* _ASSIGNMENT_:
The answer must be every line of the records below that contains the word "csrc".

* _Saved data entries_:
##############################
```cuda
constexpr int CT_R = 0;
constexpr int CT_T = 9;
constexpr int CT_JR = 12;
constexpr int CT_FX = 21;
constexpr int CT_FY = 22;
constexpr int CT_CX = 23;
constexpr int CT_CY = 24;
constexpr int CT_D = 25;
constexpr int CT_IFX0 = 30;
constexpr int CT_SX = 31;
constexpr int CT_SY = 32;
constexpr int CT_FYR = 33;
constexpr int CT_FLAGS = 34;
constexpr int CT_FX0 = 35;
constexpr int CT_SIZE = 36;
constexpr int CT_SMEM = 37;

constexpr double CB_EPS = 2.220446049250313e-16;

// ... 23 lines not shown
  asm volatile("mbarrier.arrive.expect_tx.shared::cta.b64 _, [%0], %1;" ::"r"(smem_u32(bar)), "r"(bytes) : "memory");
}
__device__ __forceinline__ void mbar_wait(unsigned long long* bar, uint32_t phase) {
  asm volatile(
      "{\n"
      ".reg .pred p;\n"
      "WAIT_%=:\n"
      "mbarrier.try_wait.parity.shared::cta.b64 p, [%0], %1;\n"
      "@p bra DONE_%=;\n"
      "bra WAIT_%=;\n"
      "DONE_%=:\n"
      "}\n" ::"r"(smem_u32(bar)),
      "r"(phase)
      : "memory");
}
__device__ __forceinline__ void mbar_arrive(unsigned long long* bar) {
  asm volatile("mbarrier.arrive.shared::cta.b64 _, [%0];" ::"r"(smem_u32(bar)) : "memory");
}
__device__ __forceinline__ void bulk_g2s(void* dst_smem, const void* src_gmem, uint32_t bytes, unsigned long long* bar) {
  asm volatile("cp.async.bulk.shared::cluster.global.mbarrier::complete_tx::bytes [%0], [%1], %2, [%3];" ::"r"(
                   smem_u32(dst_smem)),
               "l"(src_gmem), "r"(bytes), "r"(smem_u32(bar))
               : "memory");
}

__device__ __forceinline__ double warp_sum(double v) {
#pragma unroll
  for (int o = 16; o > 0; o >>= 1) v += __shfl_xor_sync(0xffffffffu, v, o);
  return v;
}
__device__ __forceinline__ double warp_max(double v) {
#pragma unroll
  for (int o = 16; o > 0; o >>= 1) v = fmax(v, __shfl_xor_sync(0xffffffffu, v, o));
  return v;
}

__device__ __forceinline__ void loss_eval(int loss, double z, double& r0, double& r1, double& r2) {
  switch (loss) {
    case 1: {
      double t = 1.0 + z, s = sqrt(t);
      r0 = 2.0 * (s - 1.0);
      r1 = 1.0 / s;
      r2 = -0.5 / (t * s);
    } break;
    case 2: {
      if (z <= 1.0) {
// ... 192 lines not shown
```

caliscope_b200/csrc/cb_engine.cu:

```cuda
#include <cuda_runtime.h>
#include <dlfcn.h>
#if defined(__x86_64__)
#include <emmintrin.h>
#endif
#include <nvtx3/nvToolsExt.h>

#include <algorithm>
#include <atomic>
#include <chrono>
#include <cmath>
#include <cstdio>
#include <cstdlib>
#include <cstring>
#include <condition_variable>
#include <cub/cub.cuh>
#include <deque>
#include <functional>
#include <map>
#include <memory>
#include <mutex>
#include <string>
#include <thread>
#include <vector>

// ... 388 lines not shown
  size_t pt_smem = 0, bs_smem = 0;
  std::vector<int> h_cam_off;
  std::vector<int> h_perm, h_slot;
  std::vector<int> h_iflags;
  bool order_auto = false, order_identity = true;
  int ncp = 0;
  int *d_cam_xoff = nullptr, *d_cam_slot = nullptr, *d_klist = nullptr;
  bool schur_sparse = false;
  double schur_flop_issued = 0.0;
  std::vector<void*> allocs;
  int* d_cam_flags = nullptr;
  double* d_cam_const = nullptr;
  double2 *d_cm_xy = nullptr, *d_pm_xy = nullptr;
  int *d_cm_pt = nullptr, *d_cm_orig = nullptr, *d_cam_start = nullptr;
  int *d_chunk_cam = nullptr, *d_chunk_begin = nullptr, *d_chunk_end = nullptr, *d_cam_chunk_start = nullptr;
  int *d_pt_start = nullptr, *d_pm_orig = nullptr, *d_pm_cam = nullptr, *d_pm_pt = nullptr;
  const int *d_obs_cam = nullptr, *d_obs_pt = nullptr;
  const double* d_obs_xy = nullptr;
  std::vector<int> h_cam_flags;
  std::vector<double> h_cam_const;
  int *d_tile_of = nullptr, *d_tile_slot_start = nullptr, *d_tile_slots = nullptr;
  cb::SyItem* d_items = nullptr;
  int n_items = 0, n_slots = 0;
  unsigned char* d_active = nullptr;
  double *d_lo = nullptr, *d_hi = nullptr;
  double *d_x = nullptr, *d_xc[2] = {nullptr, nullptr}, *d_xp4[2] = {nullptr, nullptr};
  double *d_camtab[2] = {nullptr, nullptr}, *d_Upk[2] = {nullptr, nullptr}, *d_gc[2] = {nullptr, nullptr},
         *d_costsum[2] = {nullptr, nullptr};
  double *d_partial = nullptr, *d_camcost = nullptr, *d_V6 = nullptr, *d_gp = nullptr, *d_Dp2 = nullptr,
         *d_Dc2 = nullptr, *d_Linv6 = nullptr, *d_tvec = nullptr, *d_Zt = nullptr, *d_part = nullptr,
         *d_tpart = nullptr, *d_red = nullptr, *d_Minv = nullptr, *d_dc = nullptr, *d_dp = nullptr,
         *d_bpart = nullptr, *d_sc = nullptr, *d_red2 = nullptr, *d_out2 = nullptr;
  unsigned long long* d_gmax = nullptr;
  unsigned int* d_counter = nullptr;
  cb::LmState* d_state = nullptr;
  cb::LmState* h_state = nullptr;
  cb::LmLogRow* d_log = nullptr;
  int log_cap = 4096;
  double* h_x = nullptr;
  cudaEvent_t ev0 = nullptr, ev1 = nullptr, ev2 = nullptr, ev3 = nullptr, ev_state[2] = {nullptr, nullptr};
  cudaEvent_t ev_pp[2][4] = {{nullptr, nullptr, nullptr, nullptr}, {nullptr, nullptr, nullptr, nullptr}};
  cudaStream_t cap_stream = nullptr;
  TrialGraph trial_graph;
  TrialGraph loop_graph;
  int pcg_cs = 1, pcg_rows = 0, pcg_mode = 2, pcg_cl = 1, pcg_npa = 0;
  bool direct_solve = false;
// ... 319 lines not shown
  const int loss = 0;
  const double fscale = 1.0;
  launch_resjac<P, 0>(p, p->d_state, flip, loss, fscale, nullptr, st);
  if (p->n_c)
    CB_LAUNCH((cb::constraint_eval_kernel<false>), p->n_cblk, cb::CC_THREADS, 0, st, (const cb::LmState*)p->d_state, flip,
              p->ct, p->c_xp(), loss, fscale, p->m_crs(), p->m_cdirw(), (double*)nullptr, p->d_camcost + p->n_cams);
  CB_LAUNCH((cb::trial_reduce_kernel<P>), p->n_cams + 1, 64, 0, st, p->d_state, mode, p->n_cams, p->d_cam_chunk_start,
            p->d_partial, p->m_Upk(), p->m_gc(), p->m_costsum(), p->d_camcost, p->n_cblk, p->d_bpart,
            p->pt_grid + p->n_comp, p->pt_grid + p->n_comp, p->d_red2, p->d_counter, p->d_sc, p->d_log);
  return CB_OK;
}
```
##############################
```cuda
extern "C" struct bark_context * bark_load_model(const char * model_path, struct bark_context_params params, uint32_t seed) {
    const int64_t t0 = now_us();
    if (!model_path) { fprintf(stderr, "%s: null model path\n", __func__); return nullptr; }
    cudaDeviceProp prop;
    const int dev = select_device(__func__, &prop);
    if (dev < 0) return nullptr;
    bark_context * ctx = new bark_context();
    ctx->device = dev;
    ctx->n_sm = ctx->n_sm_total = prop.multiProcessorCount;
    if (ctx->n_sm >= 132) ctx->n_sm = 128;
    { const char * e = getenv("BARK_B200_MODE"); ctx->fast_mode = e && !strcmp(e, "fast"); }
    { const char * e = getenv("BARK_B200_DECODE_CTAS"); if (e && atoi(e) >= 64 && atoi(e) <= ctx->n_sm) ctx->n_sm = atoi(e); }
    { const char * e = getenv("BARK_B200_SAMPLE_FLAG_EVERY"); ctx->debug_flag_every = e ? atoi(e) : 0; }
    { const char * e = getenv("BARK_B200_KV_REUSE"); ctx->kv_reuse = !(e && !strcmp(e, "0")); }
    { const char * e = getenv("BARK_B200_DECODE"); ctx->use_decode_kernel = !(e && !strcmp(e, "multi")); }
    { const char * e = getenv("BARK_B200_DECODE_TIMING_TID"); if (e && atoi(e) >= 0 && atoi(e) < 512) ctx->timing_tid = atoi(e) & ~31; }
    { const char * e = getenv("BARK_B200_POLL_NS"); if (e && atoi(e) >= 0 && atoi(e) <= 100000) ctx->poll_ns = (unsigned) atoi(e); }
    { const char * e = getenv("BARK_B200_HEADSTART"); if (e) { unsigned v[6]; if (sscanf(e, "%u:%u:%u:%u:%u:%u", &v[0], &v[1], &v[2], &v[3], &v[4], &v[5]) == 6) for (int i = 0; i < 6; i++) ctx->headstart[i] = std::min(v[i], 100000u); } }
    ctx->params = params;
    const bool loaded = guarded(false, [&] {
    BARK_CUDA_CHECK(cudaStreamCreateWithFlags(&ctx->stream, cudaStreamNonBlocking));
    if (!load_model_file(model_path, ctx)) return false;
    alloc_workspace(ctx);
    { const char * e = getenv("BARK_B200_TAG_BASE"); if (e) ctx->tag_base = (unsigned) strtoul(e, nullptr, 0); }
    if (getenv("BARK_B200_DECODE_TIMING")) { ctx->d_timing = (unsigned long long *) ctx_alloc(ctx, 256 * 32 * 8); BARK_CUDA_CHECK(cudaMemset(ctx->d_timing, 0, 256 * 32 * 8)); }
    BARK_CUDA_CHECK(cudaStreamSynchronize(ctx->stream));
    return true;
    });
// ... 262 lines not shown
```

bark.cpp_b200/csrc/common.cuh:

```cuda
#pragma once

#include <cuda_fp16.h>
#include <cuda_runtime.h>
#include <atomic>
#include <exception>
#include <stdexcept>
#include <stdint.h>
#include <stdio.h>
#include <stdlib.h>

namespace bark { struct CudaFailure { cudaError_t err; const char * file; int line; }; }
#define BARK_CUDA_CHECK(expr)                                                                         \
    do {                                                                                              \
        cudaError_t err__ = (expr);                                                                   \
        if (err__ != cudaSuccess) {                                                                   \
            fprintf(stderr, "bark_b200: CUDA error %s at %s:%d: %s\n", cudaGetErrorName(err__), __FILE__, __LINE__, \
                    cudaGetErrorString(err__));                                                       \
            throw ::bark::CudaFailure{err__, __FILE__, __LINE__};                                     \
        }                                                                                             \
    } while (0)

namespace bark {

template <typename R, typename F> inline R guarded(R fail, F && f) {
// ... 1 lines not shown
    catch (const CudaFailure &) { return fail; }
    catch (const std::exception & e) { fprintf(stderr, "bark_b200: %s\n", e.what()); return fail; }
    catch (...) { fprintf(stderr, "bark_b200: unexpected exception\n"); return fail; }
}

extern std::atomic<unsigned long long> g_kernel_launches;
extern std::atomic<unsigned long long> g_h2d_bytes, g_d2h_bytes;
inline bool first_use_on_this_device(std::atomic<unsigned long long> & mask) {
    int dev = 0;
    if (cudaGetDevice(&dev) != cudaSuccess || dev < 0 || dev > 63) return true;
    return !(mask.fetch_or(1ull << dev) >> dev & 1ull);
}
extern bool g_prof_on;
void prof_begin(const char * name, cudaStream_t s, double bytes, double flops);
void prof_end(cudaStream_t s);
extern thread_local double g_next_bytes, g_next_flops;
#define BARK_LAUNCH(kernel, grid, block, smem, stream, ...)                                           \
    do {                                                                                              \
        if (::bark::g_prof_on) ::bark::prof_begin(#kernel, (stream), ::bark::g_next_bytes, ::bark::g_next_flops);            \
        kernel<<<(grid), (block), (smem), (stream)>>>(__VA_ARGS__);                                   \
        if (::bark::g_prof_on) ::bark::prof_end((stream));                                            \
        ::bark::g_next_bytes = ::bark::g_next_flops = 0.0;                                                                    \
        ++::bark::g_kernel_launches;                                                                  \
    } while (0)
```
##############################
* _EXERCISE ANSWER_:
caliscope_b200/csrc/cb_engine.cu:
bark.cpp_b200/csrc/common.cuh:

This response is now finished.